§ WHAT TO WORK ON:
Print every entry again, precisely as written.

= Beginning of Section =

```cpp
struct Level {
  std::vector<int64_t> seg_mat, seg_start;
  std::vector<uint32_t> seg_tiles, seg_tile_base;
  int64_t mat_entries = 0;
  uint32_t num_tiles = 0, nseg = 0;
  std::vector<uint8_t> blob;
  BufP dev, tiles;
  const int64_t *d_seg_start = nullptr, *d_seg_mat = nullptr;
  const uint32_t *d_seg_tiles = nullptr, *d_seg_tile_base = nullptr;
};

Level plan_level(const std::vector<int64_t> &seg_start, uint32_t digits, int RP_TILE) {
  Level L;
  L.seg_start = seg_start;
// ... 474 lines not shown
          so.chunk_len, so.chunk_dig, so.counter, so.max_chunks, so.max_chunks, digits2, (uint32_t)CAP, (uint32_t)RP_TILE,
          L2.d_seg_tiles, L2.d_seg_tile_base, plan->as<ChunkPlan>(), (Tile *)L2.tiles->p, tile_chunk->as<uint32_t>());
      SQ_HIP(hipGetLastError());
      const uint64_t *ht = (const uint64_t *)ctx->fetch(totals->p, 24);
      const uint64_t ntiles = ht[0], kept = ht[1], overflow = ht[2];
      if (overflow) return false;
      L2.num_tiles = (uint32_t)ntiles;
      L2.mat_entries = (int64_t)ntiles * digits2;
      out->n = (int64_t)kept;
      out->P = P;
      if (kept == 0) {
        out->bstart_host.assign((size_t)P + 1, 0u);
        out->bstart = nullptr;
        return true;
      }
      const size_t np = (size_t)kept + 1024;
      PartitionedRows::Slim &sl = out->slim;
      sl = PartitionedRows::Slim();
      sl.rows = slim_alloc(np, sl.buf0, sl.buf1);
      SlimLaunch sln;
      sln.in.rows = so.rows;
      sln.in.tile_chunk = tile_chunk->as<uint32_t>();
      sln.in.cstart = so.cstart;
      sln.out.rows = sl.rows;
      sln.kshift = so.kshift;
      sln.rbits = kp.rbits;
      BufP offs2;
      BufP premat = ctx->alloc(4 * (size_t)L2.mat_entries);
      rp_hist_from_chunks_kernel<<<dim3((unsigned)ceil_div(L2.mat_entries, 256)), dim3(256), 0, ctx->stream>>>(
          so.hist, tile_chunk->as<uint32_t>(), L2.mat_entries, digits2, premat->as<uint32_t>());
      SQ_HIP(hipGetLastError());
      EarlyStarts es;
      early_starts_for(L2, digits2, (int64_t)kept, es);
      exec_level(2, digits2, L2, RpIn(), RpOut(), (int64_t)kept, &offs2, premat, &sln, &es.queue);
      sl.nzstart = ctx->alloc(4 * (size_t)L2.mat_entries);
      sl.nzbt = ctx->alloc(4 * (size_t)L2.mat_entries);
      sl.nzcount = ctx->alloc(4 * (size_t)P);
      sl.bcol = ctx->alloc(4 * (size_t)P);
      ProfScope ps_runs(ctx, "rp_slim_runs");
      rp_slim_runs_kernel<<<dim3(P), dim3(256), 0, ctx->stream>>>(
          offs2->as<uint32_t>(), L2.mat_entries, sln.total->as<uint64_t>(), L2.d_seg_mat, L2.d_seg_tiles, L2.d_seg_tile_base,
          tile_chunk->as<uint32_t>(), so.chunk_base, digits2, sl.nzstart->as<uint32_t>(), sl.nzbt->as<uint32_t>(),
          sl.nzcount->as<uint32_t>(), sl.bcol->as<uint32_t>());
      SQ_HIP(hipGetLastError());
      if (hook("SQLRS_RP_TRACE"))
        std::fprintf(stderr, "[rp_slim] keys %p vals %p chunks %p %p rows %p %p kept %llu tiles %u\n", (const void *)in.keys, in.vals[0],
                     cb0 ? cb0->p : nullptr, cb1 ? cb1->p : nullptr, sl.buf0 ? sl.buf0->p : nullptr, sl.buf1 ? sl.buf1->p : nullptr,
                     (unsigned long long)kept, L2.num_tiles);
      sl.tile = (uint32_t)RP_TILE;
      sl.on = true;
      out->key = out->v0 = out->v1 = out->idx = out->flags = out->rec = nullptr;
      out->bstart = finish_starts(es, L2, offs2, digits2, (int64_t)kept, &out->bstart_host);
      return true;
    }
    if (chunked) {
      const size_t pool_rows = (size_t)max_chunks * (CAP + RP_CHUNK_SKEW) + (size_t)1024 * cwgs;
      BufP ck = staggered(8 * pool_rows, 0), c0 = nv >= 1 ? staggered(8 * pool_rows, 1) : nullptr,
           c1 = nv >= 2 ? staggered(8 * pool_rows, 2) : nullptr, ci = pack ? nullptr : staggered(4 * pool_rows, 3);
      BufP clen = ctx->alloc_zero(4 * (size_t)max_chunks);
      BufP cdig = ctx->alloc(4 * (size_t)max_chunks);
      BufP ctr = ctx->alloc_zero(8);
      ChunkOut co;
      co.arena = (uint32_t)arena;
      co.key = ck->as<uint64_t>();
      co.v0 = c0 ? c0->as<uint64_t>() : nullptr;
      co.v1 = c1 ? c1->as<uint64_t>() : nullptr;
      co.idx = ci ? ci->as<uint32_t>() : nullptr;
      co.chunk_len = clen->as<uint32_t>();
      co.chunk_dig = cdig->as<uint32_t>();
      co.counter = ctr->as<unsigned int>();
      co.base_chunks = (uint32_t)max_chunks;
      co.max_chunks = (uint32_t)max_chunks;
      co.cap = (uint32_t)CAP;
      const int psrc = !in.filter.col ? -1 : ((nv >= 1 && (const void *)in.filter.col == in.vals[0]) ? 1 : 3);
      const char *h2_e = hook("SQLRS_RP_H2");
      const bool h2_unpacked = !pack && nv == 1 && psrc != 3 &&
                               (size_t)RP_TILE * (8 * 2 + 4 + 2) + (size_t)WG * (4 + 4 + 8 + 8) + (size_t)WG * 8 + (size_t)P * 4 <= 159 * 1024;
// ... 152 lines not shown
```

= End of Section =

§ TASK SOLUTION:
```cpp
struct Level {
  std::vector<int64_t> seg_mat, seg_start;
  std::vector<uint32_t> seg_tiles, seg_tile_base;
  int64_t mat_entries = 0;
  uint32_t num_tiles = 0, nseg = 0;
  std::vector<uint8_t> blob;
  BufP dev, tiles;
  const int64_t *d_seg_start = nullptr, *d_seg_mat = nullptr;
  const uint32_t *d_seg_tiles = nullptr, *d_seg_tile_base = nullptr;
};

Level plan_level(const std::vector<int64_t> &seg_start, uint32_t digits, int RP_TILE) {
  Level L;
  L.seg_start = seg_start;
// ... 474 lines not shown
          so.chunk_len, so.chunk_dig, so.counter, so.max_chunks, so.max_chunks, digits2, (uint32_t)CAP, (uint32_t)RP_TILE,
          L2.d_seg_tiles, L2.d_seg_tile_base, plan->as<ChunkPlan>(), (Tile *)L2.tiles->p, tile_chunk->as<uint32_t>());
      SQ_HIP(hipGetLastError());
      const uint64_t *ht = (const uint64_t *)ctx->fetch(totals->p, 24);
      const uint64_t ntiles = ht[0], kept = ht[1], overflow = ht[2];
      if (overflow) return false;
      L2.num_tiles = (uint32_t)ntiles;
      L2.mat_entries = (int64_t)ntiles * digits2;
      out->n = (int64_t)kept;
      out->P = P;
      if (kept == 0) {
        out->bstart_host.assign((size_t)P + 1, 0u);
        out->bstart = nullptr;
        return true;
      }
      const size_t np = (size_t)kept + 1024;
      PartitionedRows::Slim &sl = out->slim;
      sl = PartitionedRows::Slim();
      sl.rows = slim_alloc(np, sl.buf0, sl.buf1);
      SlimLaunch sln;
      sln.in.rows = so.rows;
      sln.in.tile_chunk = tile_chunk->as<uint32_t>();
      sln.in.cstart = so.cstart;
      sln.out.rows = sl.rows;
      sln.kshift = so.kshift;
      sln.rbits = kp.rbits;
      BufP offs2;
      BufP premat = ctx->alloc(4 * (size_t)L2.mat_entries);
      rp_hist_from_chunks_kernel<<<dim3((unsigned)ceil_div(L2.mat_entries, 256)), dim3(256), 0, ctx->stream>>>(
          so.hist, tile_chunk->as<uint32_t>(), L2.mat_entries, digits2, premat->as<uint32_t>());
      SQ_HIP(hipGetLastError());
      EarlyStarts es;
      early_starts_for(L2, digits2, (int64_t)kept, es);
      exec_level(2, digits2, L2, RpIn(), RpOut(), (int64_t)kept, &offs2, premat, &sln, &es.queue);
      sl.nzstart = ctx->alloc(4 * (size_t)L2.mat_entries);
      sl.nzbt = ctx->alloc(4 * (size_t)L2.mat_entries);
      sl.nzcount = ctx->alloc(4 * (size_t)P);
      sl.bcol = ctx->alloc(4 * (size_t)P);
      ProfScope ps_runs(ctx, "rp_slim_runs");
      rp_slim_runs_kernel<<<dim3(P), dim3(256), 0, ctx->stream>>>(
          offs2->as<uint32_t>(), L2.mat_entries, sln.total->as<uint64_t>(), L2.d_seg_mat, L2.d_seg_tiles, L2.d_seg_tile_base,
          tile_chunk->as<uint32_t>(), so.chunk_base, digits2, sl.nzstart->as<uint32_t>(), sl.nzbt->as<uint32_t>(),
          sl.nzcount->as<uint32_t>(), sl.bcol->as<uint32_t>());
      SQ_HIP(hipGetLastError());
      if (hook("SQLRS_RP_TRACE"))
        std::fprintf(stderr, "[rp_slim] keys %p vals %p chunks %p %p rows %p %p kept %llu tiles %u\n", (const void *)in.keys, in.vals[0],
                     cb0 ? cb0->p : nullptr, cb1 ? cb1->p : nullptr, sl.buf0 ? sl.buf0->p : nullptr, sl.buf1 ? sl.buf1->p : nullptr,
                     (unsigned long long)kept, L2.num_tiles);
      sl.tile = (uint32_t)RP_TILE;
      sl.on = true;
      out->key = out->v0 = out->v1 = out->idx = out->flags = out->rec = nullptr;
      out->bstart = finish_starts(es, L2, offs2, digits2, (int64_t)kept, &out->bstart_host);
      return true;
    }
    if (chunked) {
      const size_t pool_rows = (size_t)max_chunks * (CAP + RP_CHUNK_SKEW) + (size_t)1024 * cwgs;
      BufP ck = staggered(8 * pool_rows, 0), c0 = nv >= 1 ? staggered(8 * pool_rows, 1) : nullptr,
           c1 = nv >= 2 ? staggered(8 * pool_rows, 2) : nullptr, ci = pack ? nullptr : staggered(4 * pool_rows, 3);
      BufP clen = ctx->alloc_zero(4 * (size_t)max_chunks);
      BufP cdig = ctx->alloc(4 * (size_t)max_chunks);
      BufP ctr = ctx->alloc_zero(8);
      ChunkOut co;
      co.arena = (uint32_t)arena;
      co.key = ck->as<uint64_t>();
      co.v0 = c0 ? c0->as<uint64_t>() : nullptr;
      co.v1 = c1 ? c1->as<uint64_t>() : nullptr;
      co.idx = ci ? ci->as<uint32_t>() : nullptr;
      co.chunk_len = clen->as<uint32_t>();
      co.chunk_dig = cdig->as<uint32_t>();
      co.counter = ctr->as<unsigned int>();
      co.base_chunks = (uint32_t)max_chunks;
      co.max_chunks = (uint32_t)max_chunks;
      co.cap = (uint32_t)CAP;
      const int psrc = !in.filter.col ? -1 : ((nv >= 1 && (const void *)in.filter.col == in.vals[0]) ? 1 : 3);
      const char *h2_e = hook("SQLRS_RP_H2");
      const bool h2_unpacked = !pack && nv == 1 && psrc != 3 &&
                               (size_t)RP_TILE * (8 * 2 + 4 + 2) + (size_t)WG * (4 + 4 + 8 + 8) + (size_t)WG * 8 + (size_t)P * 4 <= 159 * 1024;
// ... 152 lines not shown
```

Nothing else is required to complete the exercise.